Segment Start: Working data

// ... 806 lines not shown
#pragma unroll
        for (int u = 0; u < 4; u++) { p1v[u] = ring[g1 * 256 + u * 64 + lane]; p0v[u] = ring[g0 * 256 + u * 64 + lane]; }
#pragma unroll
        for (int u = 0; u < 4; u++) { pend[u * 64 + lane] = p1v[u]; pend[256 + u * 64 + lane] = p0v[u]; }
    }
    rq_sync_write(sy, RQ_STOP, 1, lane);
    if (prof_on && lane == 0) {
        atomicAdd(pprof + 13, (unsigned long long)pt_sum);
        atomicAdd(pprof + 14, (unsigned long long)pt_steps);
        atomicAdd(pprof + 15, (unsigned long long)pt_end);
        atomicAdd(pprof + 19, (unsigned long long)pt_req);
        *(long long *)(ctl + 8) = (long long)__builtin_amdgcn_s_memtime();
        atomicAdd(pprof + 7, (unsigned long long)pt_fix);
        atomicAdd(pprof + 8, (unsigned long long)pw_part);
        atomicAdd(pprof + 11, (unsigned long long)pn_int);
        atomicAdd(pprof + 12, (unsigned long long)pn_gen);
    }
    {
        cst[0 * 64 + lane] = S.upd_counter; cst[1 * 64 + lane] = S.visits; cst[2 * 64 + lane] = S.accepted;
        cst[3 * 64 + lane] = S.sweeps; cst[4 * 64 + lane] = S.conv ? 1 : 0; cst[5 * 64 + lane] = S.status;
        cst[6 * 64 + lane] = __double_as_longlong(fpart);
        cst[7 * 64 + lane] = (frz ? 1 : 0) | (done ? 2 : 0) | (pre ? 4 : 0) | (ld ? 8 : 0);
        cst[8 * 64 + lane] = __double_as_longlong(facc);
        const double ftot = rq_quad_sum(facc) + P.r0;
        const bool fin = occupied && done;
        if (gq == 0) {
            sfin[r] = fin ? 1 : 0;
            if (fin) { ovis[r] = S.visits; oacc[r] = S.accepted; oswp[r] = S.sweeps; ost[r] = S.status; of0[r] = ftot; }
        }
    }
    __builtin_amdgcn_s_setprio(0);
}

template <int NMW, int CS, int KIND, int TILES, int LR>
__global__ __launch_bounds__((NMW == 3 && TILES == 1) ? 256 : 512, 2) void cd_life_kernel(CdLife2Args a0) {
    const CdLife2Args &a = a0;
    constexpr bool MULTI = KIND == L2_KIND_GENK || KIND == L2_KIND_LINK;
    constexpr int BK = KIND == L2_KIND_GENK ? L2_KIND_GEN : KIND == L2_KIND_LINK ? L2_KIND_LIN : KIND;
    constexpr int MAXC = MULTI ? 2 : 1;
    constexpr int KCLV = MULTI ? L2_KCL : 1;
    constexpr int CSU = CS > 0 ? CS : 1;
    constexpr int LRV = LR;
    static_assert(!MULTI || (TILES == 1 && !LR), "multi-class kinds: one tile per workgroup, no objective factor");
    constexpr int NT = (NMW == 3 && TILES == 1) ? 256 : 512;
    constexpr int NW = NT / 64;
    constexpr int NS = 16 * TILES;
    constexpr int TD = l2_tile_doubles(NMW, CSU, LR);
    static_assert(!LR || (NMW == 3 && CS == 0 && BK != L2_KIND_LIN && BK != L2_KIND_SGN), "factored objective: three multiplying waves per tile, no chain share, a positive diagonal");
    constexpr bool PRE = BK == L2_KIND_LIN || BK == L2_KIND_SGN;
    static_assert(TILES == 1 || NMW == 3, "two tiles per workgroup: eight waves = two chains + two x three multiplying waves");
    const DevProblem &P = a.P;
    const int tid0 = threadIdx.x;
    const int wave = __builtin_amdgcn_readfirstlane(tid0 >> 6);
    const int64_t n16 = P.n16;
    const int NB = (int)P.NB, KS = (int)P.KS;
    L2_LDS_VIEW(0)
    (void)fixp; (void)gtile; (void)DU2; (void)sc2; (void)ring; (void)cshare; (void)of0; (void)ovis; (void)oacc; (void)oswp; (void)ost; (void)ytile; (void)pend; (void)clsb;
#define L2_STORE_SETS(st_, sc_, slack_) {                                                                                              \
        SetTable<MAXC> T2 = TC;                                                                                                          \
        T2.lo = l2_tl(TC.lo, st_, TD); T2.hi = l2_tl(TC.hi, st_, TD); T2.n = l2_tl(TC.n, st_, TD); T2.slow = l2_tl(TC.slow, st_, TD);    \
        const int nk_ = MULTI ? a0.nclass : 1;                                                                                           \
        for (int k_ = 0; k_ < nk_; k_++) {                                                                                               \
            FeasSet<MAXC> C_;                                                                                                            \
            compute_set<MAXC>(P, P.krep[k_], slack_, C_);                                                                                \
            store_set<MAXC>(T2, 16 * k_ + (sc_), C_);                                                                                    \
            if (MULTI && C_.n > 2) T2.slow[16 * k_ + (sc_)] = 1;                                                                         \
// ... 68 lines not shown
        asm volatile("" : "+s"(lifep));
        const int lane = tid & 63, r = lane >> 2;
        if (tid == 0) { ctl[0] = 0; jn[0] = 0; jn[1] = 0; }
        __syncthreads();
        if (tid < NS) {
            const int st = tid >> 4, sc = tid & 15;
            int id = l2_tl(sid, st, TD)[sc], nw = 0;
            if (id < 0) {
                GLB const CdLife *lf = glb(lifep);
                const int idx = glb_add(glb(a0.b.next), 1);
                if (idx < (int)lf->Rtotal) {
                    id = idx; nw = 1;
                    const uint64_t pop = (uint64_t)idx / (uint64_t)lf->Rpop, rho = (uint64_t)idx % (uint64_t)lf->Rpop;
                    l2_tl(sseed, st, TD)[sc] = lf->seed + pop * lf->seed_stride;
                    l2_tl(sfirst, st, TD)[sc] = lf->first_index + pop * lf->first_stride + rho - (uint64_t)idx;
                }
            }
            l2_tl(sid, st, TD)[sc] = id; l2_tl(snew, st, TD)[sc] = nw;
            if (nw) { l2_tl(p1fin, st, TD)[sc] = 0; l2_tl(p1sw, st, TD)[sc] = 0; l2_tl(p1st, st, TD)[sc] = 0; l2_tl(gatep, st, TD)[sc] = 0; }
            if (id < 0) {
                l2_tl(slk, st, TD)[sc] = 0.0;
                L2_STORE_SETS(st, sc, 0.0)
            }
            if (id >= 0) atomicAdd(&ctl[0], 1);
            *(volatile rq_lds_int *)(l2_tl((int *)sy, st, TD) + sc) = (sc >= RQ_PARTS + NMW) ? 0x7fffffff : 0;
        }
        __syncthreads();
        if (ctl[0] == 0) break;
        {
            __builtin_amdgcn_s_setprio(3);
            GLB const CdLife *lf = glb(lifep);
            const long long pt0 = lf->prof ? (long long)__builtin_amdgcn_s_memtime() : 0;
            const int lf_pre = LR ? lf->prebuilt : 0;
            const int lf_generate = lf->generate && !lf_pre, lf_phase1 = lf->phase1 && !lf_pre;
            const double lf_viol_tol = lf->viol_tol;
            const int e0 = P.cptr[P.krep[0]];
            const double cp = P.cp[e0], cq = P.cq[e0], cr = P.cr[e0];
            const int rel = P.crel[e0];
            for (int c = 0; c < NS; c++) {
                const int ct = c >> 4, cc = c & 15;
                GLB double *Xg = Xg0 + (int64_t)ct * n16 * 16;
                if (!l2_tl(snew, ct, TD)[cc]) {
                    if (l2_tl(sid, ct, TD)[cc] < 0) for (int64_t j = tid; j < n16; j += NT) Xg[j * 16 + cc] = 0.0;
                    continue;
                }
                if (!lf_generate) {
                    const int id = l2_tl(sid, ct, TD)[cc];
                    GLB const double *src = glb(a0.b.X) + ((int64_t)(id >> 4) * n16) * 16 + (id & 15);
                    for (int64_t j0 = tid; j0 < n16; j0 += 4 * NT) {
                        double t4[4];
#pragma unroll
                        for (int u = 0; u < 4; u++) t4[u] = (j0 + u * NT < n16) ? src[(j0 + u * NT) * 16] : 0.0;
#pragma unroll
                        for (int u = 0; u < 4; u++) if (j0 + u * NT < n16) Xg[(j0 + u * NT) * 16 + cc] = t4[u];
                    }
                }
            }
            if (lf_generate) {
                if (tid == 0) {
                    int cnt = 0;
                    for (int k = 0; k < NS; k++) if (l2_tl(snew, k >> 4, TD)[k & 15]) p1cols[cnt++] = k;
                    ctl[4] = cnt; ctl[5] = 0;
                }
                __syncthreads();
                const int ncolg = ctl[4], nchg = (int)((n16 + 127) / 128);
                for (;;) {
// ... 113 lines not shown
                const int st = tid >> 4, sc = tid & 15;
                double mvx;
                if (lf_pre) {
                    const int id = l2_tl(sid, st, TD)[sc];
                    mvx = glb(lf->preslack)[id];
                    l2_tl(p1sw, st, TD)[sc] = (int)glb(lf->sweeps1)[id];
                    l2_tl(p1st, st, TD)[sc] = glb(lf->status1)[id];
                    l2_tl(gatep, st, TD)[sc] = glb(lf->ran2)[id];
                } else {
                    mvx = ordered_unkey(l2_tl(p1key, st, TD)[sc]);
                    l2_tl(gatep, st, TD)[sc] = (mvx < lf_viol_tol && l2_tl(p1st, st, TD)[sc] == 0) ? 1 : 0;
                }
                l2_tl(slk, st, TD)[sc] = mvx;
                L2_STORE_SETS(st, sc, mvx)
            }
            __syncthreads();
            if (nlast < 16) {
                for (int w = tid; w < NS * (16 - nlast); w += NT) {
                    const int c = w % NS, ct = c >> 4, cc = c & 15, row = w / NS;
                    if (l2_tl(snew, ct, TD)[cc] || l2_tl(sid, ct, TD)[cc] < 0) {
                        const int nn = l2_tl(TC.n, ct, TD)[cc];
                        double xp = 0.0;
                        if (BK == L2_KIND_BAND) xp = nn >= 2 ? l2_tl(TC.lo, ct, TD)[16 * KCLV + cc] : 0.0;
                        else if (BK == L2_KIND_GEN) xp = nn >= 1 ? l2_tl(TC.hi, ct, TD)[cc] : 0.0;
                        else xp = nn >= 2 ? l2_tl(TC.hi, ct, TD)[16 * KCLV + cc] : l2_tl(TC.hi, ct, TD)[cc];
                        if (!(xp == xp) || __builtin_isinf(xp)) xp = 0.0;
                        (Xg0 + (int64_t)ct * n16 * 16)[(P.n + row) * 16 + cc] = xp;
                    }
                }
                __syncthreads();
            }
            if (LR) {
                const int r16 = 16 * a0.RB;
                for (int w = tid; w < NS * (32 + r16); w += NT) {
                    const int c = w % NS, ct = c >> 4, cc = c & 15, rowz = w / NS;
                    if (l2_tl(snew, ct, TD)[cc] || l2_tl(sid, ct, TD)[cc] < 0) {
                        if (rowz < 32) l2_tl(pend, ct, TD)[rowz * 16 + cc] = 0.0;
                        else l2_tl(ytile, ct, TD)[(rowz - 32) * 16 + cc] = 0.0;
                    }
                }
                __syncthreads();
            }
            if (lf->prof && tid == 0) {
                int nn = 0;
                for (int k = 0; k < NS; k++) nn += l2_tl(snew, k >> 4, TD)[k & 15] ? 1 : 0;
                atomicAdd((unsigned long long *)lf->prof + 0, (unsigned long long)((long long)__builtin_amdgcn_s_memtime() - pt0));
                atomicAdd((unsigned long long *)lf->prof + 2, 1ull);
                atomicAdd((unsigned long long *)lf->prof + 3, (unsigned long long)nn);
            }
            __builtin_amdgcn_s_setprio(0);
        }
        if (role == 0) {
            long long *cs_ = l2_tl(cst, rtile, TD);
            if (l2_tl(snew, rtile, TD)[r]) {
#pragma unroll
                for (int f = 0; f < 6; f++) cs_[f * 64 + lane] = 0;
                const int pass = l2_tl(gatep, rtile, TD)[r];
                cs_[6 * 64 + lane] = 0;
                cs_[4 * 64 + lane] = (pass && !PRE && !LR) ? 0 : 1;
                cs_[7 * 64 + lane] = (pass ? (PRE ? 4 : 0) : 1) | (LR ? 8 : 0);
                cs_[8 * 64 + lane] = 0;
            } else if (l2_tl(sid, rtile, TD)[r] < 0) {
                cs_[4 * 64 + lane] = 1; cs_[6 * 64 + lane] = 0;
                cs_[7 * 64 + lane] = 2; cs_[8 * 64 + lane] = 0;
            }
        }
        __syncthreads();
        if (tid == 0 && glb(lifep)->prof) *(long long *)(ctl + 6) = (long long)__builtin_amdgcn_s_memtime();

        if (role > 0) {
            if (LR) l2_mfma_lr_role<NMW>(role - 1, rtile);
            else l2_mfma_role<NMW, CS>(role - 1, rtile);
        } else l2_chain_role<NMW, CS, KIND, TILES, LR>(rtile);

        __syncthreads();
        if (sy[L2_ABORT] || (TILES > 1 && l2_tl((int *)sy, 1, TD)[L2_ABORT])) {
            if (tid == 0) __hip_atomic_store(glb(a0.abort), 1, __ATOMIC_RELAXED, __HIP_MEMORY_SCOPE_AGENT);
            break;
        }
        if (tid == 0 && glb(lifep)->prof)
        {
            const long long now_ = (long long)__builtin_amdgcn_s_memtime();
            atomicAdd((unsigned long long *)glb(lifep)->prof + 5, (unsigned long long)(now_ - *(long long *)(ctl + 6)));
            atomicAdd((unsigned long long *)glb(lifep)->prof + 20, (unsigned long long)(now_ - *(long long *)(ctl + 8)));
        }
        {
            const int e0 = P.cptr[P.krep[0]];
            const double cp = P.cp[e0], cq = P.cq[e0], cr = P.cr[e0];
            const int rel = P.crel[e0];
            if (tid == 0) { int cnt = 0; for (int k = 0; k < NS; k++) if (l2_tl(sfin, k >> 4, TD)[k & 15]) p1cols[cnt++] = k; ctl[4] = cnt; }
            if (tid < NS) l2_tl(p1key, tid >> 4, TD)[tid & 15] = ordered_key(-QM_INF);
            __syncthreads();
            const int nfin = ctl[4];
// ... 133 lines not shown
            if (stv) st1[s] = stv;
            __syncthreads();
            if (tid < 16 && !fin[tid]) {
                sw[tid]++;
                if (ordered_unkey(key[tid]) < viol_tol || !upd[tid]) fin[tid] = 1;
            }
        }
    }
    __syncthreads();
    if (tid < 16) key[tid] = ordered_key(-QM_INF);
    __syncthreads();
    double v = -QM_INF;
    if (valid)
        for (int64_t j = 2 * g; j < n; j += 32)
            for (int64_t i = j; i < j + 2 && i < n; i++) {
                const double x = Xt[16 * i];
                const double f = (cp * x + cq) * x + cr;
                const double w = (rel == RELOP_EQ) ? fabs(f) : (f > 0.0 ? f : 0.0);
                v = w > v ? w : v;
            }
#pragma unroll
    for (int o = 16; o <= 32; o <<= 1) { const double w = __shfl_xor(v, o, 64); v = w > v ? w : v; }
    if ((tid & 63) < 16 && valid) atomicMax(&key[s], ordered_key(v));
    __syncthreads();
    if (tid < 16 && valid) {
        const double mvx = ordered_unkey(key[tid]);
        glb(const_cast<double *>(lf->preslack))[id] = mvx;
        glb(lf->sweeps1)[id] = sw[tid];
        glb(lf->status1)[id] = st1[tid];
        glb(lf->ran2)[id] = (mvx < viol_tol && st1[tid] == 0) ? 1 : 0;
    }
}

Segment End: Working data

Task instructions:
Copy out the entries above exactly as given, starting at the top and ending with the line containing "rq_sync_write(sy, RQ_STOP, 1, lane);"; include both and nothing more.

Answer box:
// ... 806 lines not shown
#pragma unroll
        for (int u = 0; u < 4; u++) { p1v[u] = ring[g1 * 256 + u * 64 + lane]; p0v[u] = ring[g0 * 256 + u * 64 + lane]; }
#pragma unroll
        for (int u = 0; u < 4; u++) { pend[u * 64 + lane] = p1v[u]; pend[256 + u * 64 + lane] = p0v[u]; }
    }
    rq_sync_write(sy, RQ_STOP, 1, lane);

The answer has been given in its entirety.